Saved entries:
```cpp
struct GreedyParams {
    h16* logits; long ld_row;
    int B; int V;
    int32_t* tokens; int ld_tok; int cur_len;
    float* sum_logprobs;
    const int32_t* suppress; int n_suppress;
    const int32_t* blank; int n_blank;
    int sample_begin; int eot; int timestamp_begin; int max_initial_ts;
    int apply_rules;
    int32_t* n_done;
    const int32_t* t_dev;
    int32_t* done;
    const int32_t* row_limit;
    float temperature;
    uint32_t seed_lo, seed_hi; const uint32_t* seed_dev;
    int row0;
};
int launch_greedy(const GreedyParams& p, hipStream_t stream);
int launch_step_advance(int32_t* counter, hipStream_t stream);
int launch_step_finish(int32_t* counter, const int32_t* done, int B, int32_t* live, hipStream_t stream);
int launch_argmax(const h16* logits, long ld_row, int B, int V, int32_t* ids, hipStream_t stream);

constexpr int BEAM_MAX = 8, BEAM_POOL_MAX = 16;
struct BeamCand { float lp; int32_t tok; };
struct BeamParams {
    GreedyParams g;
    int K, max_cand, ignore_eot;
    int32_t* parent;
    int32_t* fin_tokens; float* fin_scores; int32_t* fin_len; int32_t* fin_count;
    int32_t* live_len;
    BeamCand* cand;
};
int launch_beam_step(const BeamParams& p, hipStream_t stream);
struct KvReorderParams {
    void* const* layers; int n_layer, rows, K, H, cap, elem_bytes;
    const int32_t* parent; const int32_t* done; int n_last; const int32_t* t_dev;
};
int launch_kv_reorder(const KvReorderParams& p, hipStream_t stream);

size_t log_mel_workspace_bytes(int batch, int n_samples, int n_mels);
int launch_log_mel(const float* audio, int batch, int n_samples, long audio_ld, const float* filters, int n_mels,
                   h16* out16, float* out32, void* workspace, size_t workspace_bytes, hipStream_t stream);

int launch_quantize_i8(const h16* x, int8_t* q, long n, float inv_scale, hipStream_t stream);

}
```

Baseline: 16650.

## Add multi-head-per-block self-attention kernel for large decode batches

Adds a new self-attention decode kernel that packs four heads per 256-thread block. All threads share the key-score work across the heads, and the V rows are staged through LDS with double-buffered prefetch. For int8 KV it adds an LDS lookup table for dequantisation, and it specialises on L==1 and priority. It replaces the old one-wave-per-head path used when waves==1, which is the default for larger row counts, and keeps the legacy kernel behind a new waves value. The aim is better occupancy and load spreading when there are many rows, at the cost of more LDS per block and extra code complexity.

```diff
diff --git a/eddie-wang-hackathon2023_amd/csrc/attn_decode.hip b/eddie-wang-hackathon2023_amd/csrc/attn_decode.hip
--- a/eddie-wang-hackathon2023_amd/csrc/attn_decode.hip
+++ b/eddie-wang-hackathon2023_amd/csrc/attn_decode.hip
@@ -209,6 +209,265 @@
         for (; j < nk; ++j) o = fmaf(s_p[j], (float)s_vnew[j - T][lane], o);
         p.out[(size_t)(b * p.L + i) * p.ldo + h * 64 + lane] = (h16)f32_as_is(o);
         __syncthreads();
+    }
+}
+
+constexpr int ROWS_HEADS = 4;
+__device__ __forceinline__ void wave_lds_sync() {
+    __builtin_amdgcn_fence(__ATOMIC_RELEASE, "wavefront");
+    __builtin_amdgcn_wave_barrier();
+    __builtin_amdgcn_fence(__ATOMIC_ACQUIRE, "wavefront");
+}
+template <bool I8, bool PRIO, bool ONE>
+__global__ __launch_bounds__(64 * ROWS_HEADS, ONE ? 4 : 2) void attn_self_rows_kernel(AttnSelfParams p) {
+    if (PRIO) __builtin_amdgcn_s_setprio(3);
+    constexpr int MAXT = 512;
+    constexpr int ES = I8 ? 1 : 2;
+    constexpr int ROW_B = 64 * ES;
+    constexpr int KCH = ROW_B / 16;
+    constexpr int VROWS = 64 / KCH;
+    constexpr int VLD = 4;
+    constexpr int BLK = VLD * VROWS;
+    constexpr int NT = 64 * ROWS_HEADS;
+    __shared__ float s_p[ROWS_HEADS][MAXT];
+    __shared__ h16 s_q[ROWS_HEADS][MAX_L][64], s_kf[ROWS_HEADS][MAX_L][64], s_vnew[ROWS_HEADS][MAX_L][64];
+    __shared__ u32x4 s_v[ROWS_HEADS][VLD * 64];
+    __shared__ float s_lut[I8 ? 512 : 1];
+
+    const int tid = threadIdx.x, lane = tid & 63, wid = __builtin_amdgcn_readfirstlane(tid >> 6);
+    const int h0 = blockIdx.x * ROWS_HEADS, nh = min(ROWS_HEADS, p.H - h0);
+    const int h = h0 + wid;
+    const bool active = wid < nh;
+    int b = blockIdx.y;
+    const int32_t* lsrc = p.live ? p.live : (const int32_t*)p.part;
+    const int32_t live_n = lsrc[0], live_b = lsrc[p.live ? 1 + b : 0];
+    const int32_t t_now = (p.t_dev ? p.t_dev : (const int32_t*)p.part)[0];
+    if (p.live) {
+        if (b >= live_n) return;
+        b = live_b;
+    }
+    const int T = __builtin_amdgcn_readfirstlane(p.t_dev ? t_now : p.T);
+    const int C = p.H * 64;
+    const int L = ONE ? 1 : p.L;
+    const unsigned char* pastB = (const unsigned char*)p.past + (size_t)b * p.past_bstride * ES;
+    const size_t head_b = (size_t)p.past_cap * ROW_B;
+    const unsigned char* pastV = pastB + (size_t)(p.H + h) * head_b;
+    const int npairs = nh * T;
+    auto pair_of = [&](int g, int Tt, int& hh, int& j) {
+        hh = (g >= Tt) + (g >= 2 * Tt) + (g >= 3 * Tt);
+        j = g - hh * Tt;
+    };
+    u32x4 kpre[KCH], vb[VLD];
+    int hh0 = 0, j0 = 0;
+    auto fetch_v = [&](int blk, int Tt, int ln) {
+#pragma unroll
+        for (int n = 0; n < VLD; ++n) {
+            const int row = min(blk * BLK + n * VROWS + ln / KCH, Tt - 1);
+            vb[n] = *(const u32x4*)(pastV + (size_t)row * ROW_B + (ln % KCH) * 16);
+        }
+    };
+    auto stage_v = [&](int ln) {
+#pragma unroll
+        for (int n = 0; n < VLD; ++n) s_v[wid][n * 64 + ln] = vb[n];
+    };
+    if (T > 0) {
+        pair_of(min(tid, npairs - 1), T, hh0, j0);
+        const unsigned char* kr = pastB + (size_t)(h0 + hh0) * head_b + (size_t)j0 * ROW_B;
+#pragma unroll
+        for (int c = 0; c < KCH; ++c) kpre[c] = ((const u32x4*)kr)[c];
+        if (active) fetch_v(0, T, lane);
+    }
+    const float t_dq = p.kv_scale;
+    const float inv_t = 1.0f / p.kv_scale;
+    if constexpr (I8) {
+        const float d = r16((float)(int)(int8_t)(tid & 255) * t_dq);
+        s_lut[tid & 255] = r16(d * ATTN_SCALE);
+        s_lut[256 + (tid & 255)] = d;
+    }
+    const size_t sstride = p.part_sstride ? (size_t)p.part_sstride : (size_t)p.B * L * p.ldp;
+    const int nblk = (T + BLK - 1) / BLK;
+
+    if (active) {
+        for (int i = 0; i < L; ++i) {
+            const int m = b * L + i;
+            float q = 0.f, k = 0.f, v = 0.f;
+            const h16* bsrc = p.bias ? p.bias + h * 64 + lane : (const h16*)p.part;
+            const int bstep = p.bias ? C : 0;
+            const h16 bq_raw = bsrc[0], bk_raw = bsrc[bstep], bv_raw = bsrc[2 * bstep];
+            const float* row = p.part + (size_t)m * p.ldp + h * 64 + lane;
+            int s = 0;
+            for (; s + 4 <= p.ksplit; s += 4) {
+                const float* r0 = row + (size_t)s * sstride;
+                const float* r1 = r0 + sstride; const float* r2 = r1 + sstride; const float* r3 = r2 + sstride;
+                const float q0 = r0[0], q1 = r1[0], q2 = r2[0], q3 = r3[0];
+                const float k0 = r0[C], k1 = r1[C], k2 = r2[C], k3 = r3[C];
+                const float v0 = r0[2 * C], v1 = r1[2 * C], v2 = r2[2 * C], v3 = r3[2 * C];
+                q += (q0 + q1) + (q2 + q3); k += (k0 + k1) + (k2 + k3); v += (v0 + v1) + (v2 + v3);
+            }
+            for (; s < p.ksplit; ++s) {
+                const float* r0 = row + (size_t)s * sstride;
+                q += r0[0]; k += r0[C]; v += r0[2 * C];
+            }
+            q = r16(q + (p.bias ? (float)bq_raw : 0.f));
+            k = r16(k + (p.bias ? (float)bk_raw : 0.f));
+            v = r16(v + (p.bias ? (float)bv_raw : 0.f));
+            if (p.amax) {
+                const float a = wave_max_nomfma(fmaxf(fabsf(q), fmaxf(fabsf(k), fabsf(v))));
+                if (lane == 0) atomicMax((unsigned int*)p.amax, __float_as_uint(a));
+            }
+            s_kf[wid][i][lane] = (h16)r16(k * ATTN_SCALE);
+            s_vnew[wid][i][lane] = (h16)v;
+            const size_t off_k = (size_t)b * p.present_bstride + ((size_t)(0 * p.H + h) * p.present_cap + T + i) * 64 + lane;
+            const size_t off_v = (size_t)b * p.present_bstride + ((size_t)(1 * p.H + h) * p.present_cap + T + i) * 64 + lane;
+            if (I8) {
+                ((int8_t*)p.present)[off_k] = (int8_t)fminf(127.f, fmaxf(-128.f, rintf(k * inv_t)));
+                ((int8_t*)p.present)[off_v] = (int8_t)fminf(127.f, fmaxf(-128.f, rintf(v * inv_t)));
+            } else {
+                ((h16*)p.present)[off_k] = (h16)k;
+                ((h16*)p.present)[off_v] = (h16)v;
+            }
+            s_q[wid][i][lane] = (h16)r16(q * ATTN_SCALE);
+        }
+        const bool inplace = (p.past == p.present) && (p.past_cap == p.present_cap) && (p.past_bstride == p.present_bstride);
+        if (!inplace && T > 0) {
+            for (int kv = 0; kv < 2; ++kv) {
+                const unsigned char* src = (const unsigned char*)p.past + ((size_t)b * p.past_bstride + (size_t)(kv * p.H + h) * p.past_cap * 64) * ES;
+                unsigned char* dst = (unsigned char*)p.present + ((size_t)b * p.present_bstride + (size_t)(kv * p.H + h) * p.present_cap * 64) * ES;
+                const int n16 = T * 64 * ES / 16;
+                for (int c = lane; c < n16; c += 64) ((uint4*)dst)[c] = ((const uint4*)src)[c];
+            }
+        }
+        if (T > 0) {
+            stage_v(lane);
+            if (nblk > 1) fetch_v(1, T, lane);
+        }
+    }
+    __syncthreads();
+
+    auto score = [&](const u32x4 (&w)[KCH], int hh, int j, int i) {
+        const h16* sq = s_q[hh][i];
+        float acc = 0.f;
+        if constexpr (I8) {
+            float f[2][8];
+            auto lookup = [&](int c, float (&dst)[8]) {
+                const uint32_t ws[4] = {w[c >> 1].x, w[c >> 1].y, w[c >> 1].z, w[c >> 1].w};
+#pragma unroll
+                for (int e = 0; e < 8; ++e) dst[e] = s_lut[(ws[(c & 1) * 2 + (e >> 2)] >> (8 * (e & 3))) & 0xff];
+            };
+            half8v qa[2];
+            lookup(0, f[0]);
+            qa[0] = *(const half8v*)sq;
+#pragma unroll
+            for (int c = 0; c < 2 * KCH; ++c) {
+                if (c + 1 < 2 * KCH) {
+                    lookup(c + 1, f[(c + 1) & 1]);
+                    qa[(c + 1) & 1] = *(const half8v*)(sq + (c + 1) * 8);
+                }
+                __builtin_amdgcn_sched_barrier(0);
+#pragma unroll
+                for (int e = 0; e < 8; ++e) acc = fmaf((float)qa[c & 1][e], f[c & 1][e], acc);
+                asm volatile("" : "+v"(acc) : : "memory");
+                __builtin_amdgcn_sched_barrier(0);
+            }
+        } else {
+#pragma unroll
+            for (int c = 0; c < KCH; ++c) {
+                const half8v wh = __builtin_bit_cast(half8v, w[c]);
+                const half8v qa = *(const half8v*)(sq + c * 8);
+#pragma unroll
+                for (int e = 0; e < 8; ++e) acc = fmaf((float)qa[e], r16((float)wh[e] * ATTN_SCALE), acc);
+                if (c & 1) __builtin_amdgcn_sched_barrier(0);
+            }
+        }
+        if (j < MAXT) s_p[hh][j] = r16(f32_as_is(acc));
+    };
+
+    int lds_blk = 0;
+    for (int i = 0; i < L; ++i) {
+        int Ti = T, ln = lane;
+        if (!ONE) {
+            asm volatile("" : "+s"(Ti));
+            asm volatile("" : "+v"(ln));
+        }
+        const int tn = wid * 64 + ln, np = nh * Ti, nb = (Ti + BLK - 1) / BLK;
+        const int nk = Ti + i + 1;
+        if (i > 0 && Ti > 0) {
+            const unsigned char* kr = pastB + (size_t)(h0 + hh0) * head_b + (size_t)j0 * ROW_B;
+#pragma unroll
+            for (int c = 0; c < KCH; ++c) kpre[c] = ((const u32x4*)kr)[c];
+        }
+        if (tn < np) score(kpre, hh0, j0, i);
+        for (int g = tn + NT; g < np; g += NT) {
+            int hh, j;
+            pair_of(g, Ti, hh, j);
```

_Required action_.
Take every line from the data above that holds "active" and copy it out.

_Solution to this exercise_.
+    const bool active = wid < nh;
+        if (active) fetch_v(0, T, lane);
+    if (active) {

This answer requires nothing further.